Title :
Efficient Visualization of Large-Scale Data Tables through Reordering and Entropy Minimization
Author :
Djuric, Nemanja ; Vucetic, Slobodan
Author_Institution :
Dept. of Comput. & Inf. Sci., Temple Univ., Philadelphia, PA, USA
Abstract :
Visualization of data tables with n examples and m columns using heat maps provides a holistic view of the original data. As there are n! ways to order rows and m! ways to order columns, and data tables are typically ordered without regard to visual inspection, heat maps of the original data tables often appear as noisy images. However, if rows and columns of a data table are ordered such that similar rows and similar columns are grouped together, a heat map may provide a deep insight into the underlying data distribution. We propose an information-theoretic approach to produce a well-ordered data table. In particular, we search for ordering that minimizes entropy of residuals of predictive coding applied on the ordered data table. This formalization leads to a novel ordering procedure, EM-ordering, that can be applied separately on rows and columns. For ordering of rows, EM-ordering repeats until convergence the steps of (1) rescaling columns and (2) solving a Traveling Salesman Problem (TSP) where rows are treated as cities.
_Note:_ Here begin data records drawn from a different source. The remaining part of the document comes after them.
# zfwangDP/X2-GNN

Hardware: AMD Instinct MI355X
Metric: molecules/sec (fwd+bwd) on QM9 U0, batch=128, 1/2/4/8 MI355X (higher is better)
Workload: dtype fp32; 1 GPU; xgnn_poly U0 train step (config.json: L=4, D=128, H=16, sbf 7x6), S160, fwd+loss+bwd+allreduce+clip+Adam+EMA; per_gpu_batch=128, global_batch=128, line_nodes_per_gpu=21058, triplets_per_gpu=194060, parallelism=dp1, hip_graph=True

## Files before the change

### x2-gnn_amd/csrc/attention_center.hip

```cpp
#include <math.h>

#include <type_traits>

#include "common.hpp"
#include "../../include/x2g_staged.h"

namespace x2g {
namespace {

constexpr int kCD = 128;
constexpr float kCEps = 1e-16f;
typedef float cf4 __attribute__((ext_vector_type(4)));

__device__ __forceinline__ cf4 ld4(const float* p) { return *reinterpret_cast<const cf4*>(p); }
__device__ __forceinline__ void st4(float* p, cf4 v) { *reinterpret_cast<cf4*>(p) = v; }

template <int LPH>
__device__ __forceinline__ float head_sum(float v) {
  return group_sum<LPH>(v);
}

template <int LPH>
__device__ __forceinline__ float qk_logit(cf4 qv, cf4 kr, float sqrt_c) {
  float dot = __fmul_rn(qv[0], kr[0]);
  dot = __fmaf_rn(qv[1], kr[1], dot);
  dot = __fmaf_rn(qv[2], kr[2], dot);
  dot = __fmaf_rn(qv[3], kr[3], dot);
  return __fdiv_rn(head_sum<LPH>(dot), sqrt_c);
}

__device__ __forceinline__ float half_sum(float v, int half) {
  v = half32_sum_hi(v);
  const float lo = lane_bcast(v, 31), hi = lane_bcast(v, 63);
  return half ? hi : lo;
}

constexpr int kFactBatch = 4;
constexpr int kSfL = 7;
constexpr int kSfR = 6;
constexpr int kSfK = kSfL * kSfR;

constexpr int kMaxMembers = 32;

struct UnitRows {
  int* LN;
  int* RI;
  int* ER;
  int* MA;
  int* MI;
  int* NRS;
};

__host__ __device__ constexpr size_t unit_rows_lds(int rows) {
  return ((static_cast<size_t>(3) * rows + 2 * kMaxMembers + 4) * 4 + 15) / 16 * 16;
}

__device__ __forceinline__ UnitRows unit_rows_carve(int* p, int max_rows) {
  UnitRows u;
  u.NRS = p;
  u.MA = p + 4;
  u.MI = u.MA + kMaxMembers;
  u.LN = u.MI + kMaxMembers;
  u.RI = u.LN + max_rows;
  u.ER = u.RI + max_rows;
  return u;
}

__device__ __forceinline__ void unit_rows_build(const UnitRows& u, const int32_t* __restrict__ order,
                                                const int32_t* __restrict__ packs, int64_t unit,
                                                const int32_t* __restrict__ rowptr,
                                                const int32_t* __restrict__ src_row,
                                                const int4* __restrict__ info, int max_rows) {
  if (threadIdx.x >= 64) return;
  const int lane = threadIdx.x;
  int64_t m0 = unit, m1 = unit + 1;
  if (packs) {
    m0 = packs[unit];
    m1 = packs[unit + 1];
  }
  const int M = static_cast<int>(m1 - m0);
  int b = 0, r0 = 0, n = 0, er = 0;
  if (info) {
    if (lane < M) {
      const int4 v = info[m0 + lane];
      b = v.x;
      r0 = v.y;
      n = v.z;
      er = src_row ? v.w : 0;
    }
  } else {
    if (lane < M) {
      b = order ? order[m0 + lane] : static_cast<int>(m0 + lane);
      r0 = rowptr[b];
      n = rowptr[b + 1] - r0;
    }
    er = (src_row && n > 0) ? src_row[r0] : 0;
  }
  int inc = n;
#pragma unroll
  for (int o = 1; o < 64; o <<= 1) {
    const int v = __shfl_up(inc, o);
    if (lane >= o) inc += v;
  }
  const int base = inc - n;
  const int total = __shfl(inc, 63);
  if (total > max_rows) {
    if (lane == 63) {
      u.NRS[0] = 0;
      u.NRS[1] = 0;
    }
    return;
  }
  if (lane < M) {
    u.MA[lane] = b;
    u.MI[lane] = base | n << 16;
    for (int r = 0; r < n; ++r) {
      u.LN[base + r] = r0 + r;
      u.RI[base + r] = base | n << 16;
      u.ER[base + r] = er;
    }
  }
  if (lane == 63) {
    u.NRS[0] = inc;
    u.NRS[1] = M;
  }
}

struct FwdCenterArgs {
  const float *q, *k, *v, *skip, *edge;
  const int32_t* src_row;
  const float* sp;
  int64_t t_base;
  const int32_t *atom_rowptr, *edge_rev, *rev_trip;
  const int32_t* order;
  int64_t atom0, n_atoms;
  int H;
  float sqrt_c;
  float *out, *alpha, *smax, *sden;
  float2* row_stats;
};

template <int LPH, int WAVES, int B, bool EDGE>
__global__ void __launch_bounds__(64 * WAVES) attn_fwd_center_kernel(const FwdCenterArgs a) {
  extern __shared__ cf4 lds[];
  const int64_t b = a.order ? static_cast<int64_t>(a.order[a.atom0 + blockIdx.x]) : a.atom0 + blockIdx.x;
  const int r0 = uniform(a.atom_rowptr[b]);
  const int n = uniform(a.atom_rowptr[b + 1]) - r0;
  if (n <= 0) return;
  cf4* ke = lds;
  cf4* ve = lds + n * 32;
  const int tid = threadIdx.x;
  const int l32 = tid & 31, half = (tid >> 5) & 1, wave = tid >> 6;
  const int owner = 2 * wave + half;
  const int head = l32 / LPH;
  const bool leader = (l32 % LPH) == 0;
  const int c0 = 4 * l32;
  int i = owner;
  int d = 0, tb = 0;
// ... 424 lines not shown
          if constexpr (PREFETCH) load(j0 + B, yn, tn);
          cf4 sv[B];
          float lg[B];
          float mb = -INFINITY;
#pragma unroll
          for (int uu = 0; uu < B; ++uu) {
            const int j = j0 + uu;
            const bool ok = j < n && j != i;
            const int jr = (j < t1 ? j : t1 - 1) - t0;
            float yl[kSfL];
            yl[0] = dpp_mov<0x150>(yv[uu]);
            yl[1] = dpp_mov<0x151>(yv[uu]);
            yl[2] = dpp_mov<0x152>(yv[uu]);
            yl[3] = dpp_mov<0x153>(yv[uu]);
            yl[4] = dpp_mov<0x154>(yv[uu]);
            yl[5] = dpp_mov<0x155>(yv[uu]);
            yl[6] = dpp_mov<0x156>(yv[uu]);
            cf4 s4 = bias4;
            if constexpr (DROP && RMAX > 2 && B > 2) s4 = ld4(a.bias + c0);
#pragma unroll
            for (int l = 0; l < kSfL; ++l) s4 += yl[l] * P[(jr * kSfL + l) * 32 + l32];
            sv[uu] = s4;
            if constexpr (STORE) {
              if (a.sp && ok) st4(a.sp + static_cast<int64_t>(tt[uu]) * kCD + c0, s4);
            }
            const cf4 kr = KE[jr * 32 + l32];
            const float logit = qk_logit<LPH>(qv, kr, a.sqrt_c);
            lg[uu] = ok ? logit : -INFINITY;
            mb = fmaxf(mb, lg[uu]);
            if constexpr (STORE) {
              if (a.alpha && ok && leader) a.alpha[static_cast<int64_t>(tt[uu]) * a.H + head] = logit;
            }
          }
          const float m_new = fmaxf(m[r], mb);
          const float corr = m_new == -INFINITY ? 1.f : expf(m[r] - m_new);
          den[r] *= corr;
          acc[r] *= corr;
#pragma unroll
          for (int uu = 0; uu < B; ++uu) {
            const int j = j0 + uu;
            const float p = lg[uu] == -INFINITY ? 0.f : expf(lg[uu] - m_new);
            const cf4 vr = VE[((j < t1 ? j : t1 - 1) - t0) * 32 + l32];
            den[r] += p;
            if constexpr (DROP)
              acc[r] += (p * (drop_keep(dkey, tt[uu], head, a.H) ? dkey.scale : 0.f)) * (vr * sv[uu]);
            else
              acc[r] += p * (vr * sv[uu]);
          }
          m[r] = m_new;
          if constexpr (PREFETCH) {
#pragma unroll
            for (int uu = 0; uu < B; ++uu) {
              yv[uu] = yn[uu];
              tt[uu] = tn[uu];
            }
          } else {
            load(j0 + B, yv, tt);
          }
        }
      }
    }
  }
#pragma unroll
  for (int r = 0; r < RMAX; ++r) {
    if (owner + NO * r >= n) continue;
    const int dd = DDs[owner + NO * r];
    const int64_t drow = static_cast<int64_t>(dd) * kCD + c0;
    const float inv = 1.0f / (den[r] + kCEps);
    const cf4 o = acc[r] * inv + ld4(a.skip + drow);
    st4(a.out + drow, o);
    if (a.row_stats) {
      const float mu = half_sum(o[0] + o[1] + o[2] + o[3], half) / static_cast<float>(kCD);
      const cf4 dv = o - mu;
      const float q2 = half_sum(dv[0] * dv[0] + dv[1] * dv[1] + dv[2] * dv[2] + dv[3] * dv[3], half);
      if (l32 == 0) a.row_stats[dd] = make_float2(mu, q2);
    }
    if (leader) {
      a.smax[static_cast<int64_t>(dd) * a.H + head] = m[r];
      a.sden[static_cast<int64_t>(dd) * a.H + head] = den[r];
    }
  }
}

constexpr size_t fwd_sf_tiled_lds() {
  return static_cast<size_t>(kTileRows) * ((2 + kSfL) * kCD + kSfK) * 4 + 2 * X2G_CENTER_MAX_DEGREE * 4;
}

template <int LPH, bool DROP>
int fwd_sf_tiled_launch(const FwdSfArgs& a, bool edge, int max_degree, hipStream_t st) {
  constexpr int W = 8, B = 4;
  const size_t lds = fwd_sf_tiled_lds();
  const unsigned grid = static_cast<unsigned>(a.n_atoms);
  auto go = [&](auto kern) -> int {
    const hipError_t e = hipFuncSetAttribute(reinterpret_cast<const void*>(kern),
                                             hipFuncAttributeMaxDynamicSharedMemorySize, static_cast<int>(lds));
    if (e != hipSuccess) return static_cast<int>(e);
    kern<<<grid, 64 * W, lds, st>>>(a);
    return last_launch_status();
  };
  constexpr int NO = 2 * W;
  const bool store = a.alpha || a.sp || a.pp;
  auto pick = [&](auto rmax) -> int {
    constexpr int R = decltype(rmax)::value;
    if constexpr (DROP) {
      static_assert(R <= 4, "no RMAX 8 dropout instance");
      constexpr int BN = LPH == 1 && R > 2 ? 2 : B;
      return edge ? go(attn_fwd_center_sf_tiled_kernel<LPH, W, B, true, R, true, true>)
                  : go(attn_fwd_center_sf_tiled_kernel<LPH, W, BN, false, R, true, true>);
    } else {
      if (store)
        return edge ? go(attn_fwd_center_sf_tiled_kernel<LPH, W, B, true, R, true, false>)
                    : go(attn_fwd_center_sf_tiled_kernel<LPH, W, B, false, R, true, false>);
      return edge ? go(attn_fwd_center_sf_tiled_kernel<LPH, W, B, true, R, false, false>)
                  : go(attn_fwd_center_sf_tiled_kernel<LPH, W, B, false, R, false, false>);
    }
  };
  if (max_degree <= 2 * NO) return pick(std::integral_constant<int, 2>{});
  if (max_degree <= 4 * NO) return pick(std::integral_constant<int, 4>{});
  if constexpr (DROP)
    return X2G_EUNSUPPORTED;
  else
    return pick(std::integral_constant<int, 8>{});
}
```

To allow fast ordering of large data tables, we propose an efficient TSP heuristic with modest O(n log(n)) time complexity. When compared to the existing state-of-the-art reordering approaches, we show that the method often provides heat maps of higher visual quality, while being significantly more scalable. Moreover, analysis of real-world traffic and financial data sets using the proposed method, which allowed us to readily gain deeper insights about the data, further confirmed that EM-ordering can be a valuable tool for visual exploration of large-scale data sets.
Keywords :
computational complexity; data visualisation; entropy; financial data processing; traffic engineering computing; travelling salesman problems; EM-ordering; TSP heuristic; data distribution; entropy minimization; financial data set analysis; heat map; information-theoretic approach; large-scale data set visual exploration; large-scale data table visualization; ordered data table; predictive coding residual; real-world traffic analysis; reordering; rescaling columns; time complexity; traveling salesman problem; Cities and towns; Clustering algorithms; Data visualization; Entropy; Heating; Minimization; Principal component analysis; data reordering; data seriation; data visualization; heatmap; large-scale data; traveling salesman problem;
Conference_Titel :
Data Mining (ICDM), 2013 IEEE 13th International Conference on
Conference_Location :
Dallas, TX
DOI :
10.1109/ICDM.2013.63